▸ What you will do
Scan the entries for the word "void", and copy every line where it appears.

****************************************

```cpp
int OplsRun::pppm_stage(hipStream_t st, int pos0, int na, bool new_box, int add) {
  if (L.maxgrid <= 0 || na <= 0) return SCEMA_MD_OK;
  const SimDev *Dp = D + pos0;
  bool &clean = pppm_clean[part_of(parts, pos0)];
  const int maxgridp = L.padx_ok ? L.maxgridp : 0;
  const int sp_path = mdk_pppm_spread_path(L.maxgrid, maxgridp, &L.tl), fo_path = mdk_pppm_force_path(L.maxgrid, &L.tl);
  {
    const int paths[8] = {sp_path, fo_path, sp_path == 1 ? L.tl.sp_ty : 1, sp_path == 1 ? L.tl.sp_tz : 1, fo_path == 1 ? L.tl.fo_ty : 1,
                          fo_path == 1 ? L.tl.fo_tz : 1, L.tl.budget, L.tl.mode};
    std::memcpy(e->pppm_paths, paths, sizeof paths);
  }
  if (sp_path == 1 || fo_path == 1) mdk_pppm_keys(st, Dp, na, L.maxatoms);
  static const int binned_env = scema_env("SCEMA_MD_PPPM_BINNED") ? (atoi(scema_env("SCEMA_MD_PPPM_BINNED")) != 0 ? 1 : 0) : -1;
  const int bin_mode = binned_env >= 0 ? binned_env : e->pppm_bin_mode;
  PppmLaunch tl = L.tl;
  if (bin_mode != 0 && mdk_pppm_binned_ok(L.maxgrid, maxgridp, &L.tl)) {
    const PppmBinPolicy bp;
    tl.binned = bin_mode == 1 || (na >= bp.min_replicas && (double)L.sum_charged >= bp.min_per_point * (double)L.sum_grid) ? 1 : 0;
  }
  if (tl.binned) e->pppm_binned_launches += 1;
  mdk_pppm_spread(st, Dp, na, L.maxgrid, L.maxatoms, clean ? 1 : 0, maxgridp, &tl);
  clean = false;
  if (pol.pppm_in_lds) {
    if (new_box) mdk_pppm_gf(st, Dp, na, L.maxgrid);
    mdk_pppm_solve(st, Dp, na, L.maxgrid, L.maxdims);
    clean = true;
    mdk_pppm_force(st, Dp, na, L.maxgrid, L.maxatoms, add, 1, &L.tl);
    return SCEMA_MD_OK;
  }
  auto transform = [&](bool fields, int dir) -> int {
    for (const auto &run : pppm_runs) {
      if (run.first + run.second <= pos0 || run.first >= pos0 + na) continue;
      const SimDev &S0 = e->h_sims[run.first];
      if (S0.pg[0] == 0) continue;
      hipfftHandle plan;
      const int rc = pppm_plan(S0.pg, (fields ? 3 : 1) * run.second, st, plan);
      if (rc) return rc;
      double *g = fields ? S0.pfield : S0.pgrid;
      if (hipfftSetStream(plan, st) != HIPFFT_SUCCESS || hipfftExecZ2Z(plan, (hipfftDoubleComplex *)g, (hipfftDoubleComplex *)g, dir) != HIPFFT_SUCCESS)
        return fail(e, SCEMA_MD_ERR_DEVICE, "hipfftExecZ2Z failed");
    }
    return SCEMA_MD_OK;
  };
  int rc = transform(false, HIPFFT_FORWARD);
  if (rc) return rc;
  if (new_box) mdk_pppm_gf(st, Dp, na, L.maxgrid);
  mdk_pppm_poisson(st, Dp, na, L.maxgrid);
  if ((rc = transform(true, HIPFFT_BACKWARD))) return rc;
  mdk_pppm_force(st, Dp, na, L.maxgrid, L.maxatoms, add, 0, &L.tl);
  return SCEMA_MD_OK;
}

int OplsRun::pppm_fork(hipStream_t st, int pos0, int na, bool new_box, bool with_bonded) {
  if (!pol.pppm_side) return SCEMA_MD_OK;
  HIPCHK(hipEventRecord(e->ev_fork, st));
  HIPCHK(hipStreamWaitEvent(e->stream2, e->ev_fork, 0));
  const int rc = pppm_stage(e->stream2, pos0, na, new_box, 0);
  if (rc) return rc;
  if (with_bonded) mdk_bonded(e->stream2, D + pos0, na, L.maxbt, L.maxloc, L.maxcoef, 0);
  HIPCHK(hipEventRecord(e->ev_join, e->stream2));
  return SCEMA_MD_OK;
}

hipError_t OplsRun::force_stage(hipStream_t st, const SimDev *Dh, int na, bool side, int bparts, int pairvir, bool pppm_ahead) {
  hipError_t rc;
  if (side) {
    if ((rc = hipEventRecord(e->ev_fork, st)) != hipSuccess) return rc;
    if ((rc = hipStreamWaitEvent(e->stream2, e->ev_fork, 0)) != hipSuccess) return rc;
    mdk_ewald_recip(e->stream2, Dh, na, L.maxk, L.mmax, L.maxgrp);
    if ((rc = hipEventRecord(e->ev_join, e->stream2)) != hipSuccess) return rc;
  }
  mdk_bonded(st, Dh, na, L.maxbt, L.maxloc, L.maxcoef, bparts);
  if (side) {
    if ((rc = hipStreamWaitEvent(st, e->ev_join, 0)) != hipSuccess) return rc;
  } else {
    mdk_ewald_recip(st, Dh, na, L.maxk, L.mmax, L.maxgrp);
  }
  if (pppm_ahead) {
    if ((rc = hipStreamWaitEvent(st, e->ev_join, 0)) != hipSuccess) return rc;
  }
  mdk_ewald_force(st, Dh, na, L.maxatoms, pairvir, pppm_ahead ? 1 : 0);
  return hipSuccess;
// ... 263 lines not shown
```

### scema_amd/csrc/md_pppm.h

```cpp
#pragma once
#include <hip/hip_runtime.h>
struct SimDev;
size_t mdk_pppm_lds_limit();
struct PppmLaunch {
  int budget = 0, mode = 1;
  int sp_ty = 0, sp_tz = 0, sp_tiles = 0, fo_ty = 0, fo_tz = 0, fo_tiles = 0;
  size_t sp_lds = 0, fo_lds = 0;
  int binned = 0;
};
struct PppmBinPolicy { int min_replicas = 72; double min_per_point = 2.0; };
int mdk_pppm_binned_ok(int maxgrid, int maxgridp, const PppmLaunch *tl);
int mdk_pppm_spread_path(int maxgrid, int maxgridp, const PppmLaunch *tl);
int mdk_pppm_force_path(int maxgrid, const PppmLaunch *tl);
void mdk_pppm_keys(hipStream_t st, const SimDev *d, int ns, int maxatoms);
int mdk_pppm_spread(hipStream_t st, const SimDev *d, int ns, int maxgrid, int maxatoms, int zeroed, int maxgridp = 0, const PppmLaunch *tl = nullptr);
int mdk_pppm_solve_max();
void mdk_pppm_solve(hipStream_t st, const SimDev *d, int ns, int maxgrid, int maxdims);
void mdk_pppm_gf(hipStream_t st, const SimDev *d, int ns, int maxgrid);
void mdk_pppm_poisson(hipStream_t st, const SimDev *d, int ns, int maxgrid);
int mdk_pppm_force(hipStream_t st, const SimDev *d, int ns, int maxgrid, int maxatoms, int add, int real_fields = 0, const PppmLaunch *tl = nullptr);
```

### scema_amd/csrc/md_pppm.hip

```cpp
#include <hip/hip_runtime.h>

#include "md_device.h"
#include "md_env.h"
#include "md_pppm.h"
#include "md_pppm_tile.h"
#include "md_types.h"

#include <algorithm>
#include <cstdlib>

static inline dim3 grid2(int nx, int ns) { return dim3((unsigned)nx, (unsigned)ns, 1); }
static inline int cdiv(int a, int b) { return (a + b - 1) / b; }

#define PP_ORDER 5
#define PP_TPB 1024
#define PP_SOLVE_MAX 2900

static_assert(PP_ORDER == 5, "the blending polynomials below are those of order 5");
__device__ __forceinline__ int pppm_nearest(double u) { return (int)floor(u + 0.5); }
__device__ __forceinline__ void pppm_blend(double s, double (&w)[PP_ORDER]) {
  const double r = 1.0 - s;
  const double s2 = s * s, r2 = r * r;
  constexpr double q = 1.0 / 24.0;
  w[4] = q * (s2 * s2);
// ... 571 lines not shown
    const double qa = S.q[a];
    if (qa == 0.0) {
      if (!add) { S.f[3 * a] = 0.0; S.f[3 * a + 1] = 0.0; S.f[3 * a + 2] = 0.0; }
      continue;
    }
    double l0, l1, l2;
    atom_lamda(S, b, a, l0, l1, l2);
    double wx[PP_ORDER], wy[PP_ORDER], wz[PP_ORDER];
    int gx[PP_ORDER], gy[PP_ORDER], gz[PP_ORDER];
    pppm_wrap(pppm_weights(l0 * nx, wx), nx, gx);
    pppm_wrap(pppm_weights(l1 * ny, wy), ny, gy);
    pppm_wrap(pppm_weights(l2 * nz, wz), nz, gz);
    double fx = 0.0, fy = 0.0, fz = 0.0;
#pragma unroll
    for (int c = 0; c < PP_ORDER; c++) {
#pragma unroll
      for (int bb = 0; bb < PP_ORDER; bb++) {
        const double zy = wz[c] * wy[bb];
        const int row = (gz[c] * ny + gy[bb]) * nx;
        double rx = 0.0, ry = 0.0, rz = 0.0;
#pragma unroll
        for (int k = 0; k < PP_ORDER; k++) {
          const int g = row + gx[k];
          if (LDS) { rx = fma(wx[k], s_grid[g], rx); ry = fma(wx[k], s_grid[NG + g], ry); rz = fma(wx[k], s_grid[2 * NG + g], rz); }
          else if (REALF) { const double *fr = (const double *)S.pfield; rx = fma(wx[k], fr[g], rx); ry = fma(wx[k], fr[gs + g], ry); rz = fma(wx[k], fr[2 * gs + g], rz); }
          else { rx = fma(wx[k], ex[g].x, rx); ry = fma(wx[k], ey[g].x, ry); rz = fma(wx[k], ez[g].x, rz); }
        }
        fx = fma(zy, rx, fx); fy = fma(zy, ry, fy); fz = fma(zy, rz, fz);
      }
    }
    const double qf = MD_QQRD2E * qa;
    if (add) { S.f[3 * a] += qf * fx; S.f[3 * a + 1] += qf * fy; S.f[3 * a + 2] += qf * fz; }
    else { S.f[3 * a] = qf * fx; S.f[3 * a + 1] = qf * fy; S.f[3 * a + 2] = qf * fz; }
  }
}
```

****************************************

▸ Reply
void mdk_pppm_keys(hipStream_t st, const SimDev *d, int ns, int maxatoms);
void mdk_pppm_solve(hipStream_t st, const SimDev *d, int ns, int maxgrid, int maxdims);
void mdk_pppm_gf(hipStream_t st, const SimDev *d, int ns, int maxgrid);
void mdk_pppm_poisson(hipStream_t st, const SimDev *d, int ns, int maxgrid);
__device__ __forceinline__ void pppm_blend(double s, double (&w)[PP_ORDER]) {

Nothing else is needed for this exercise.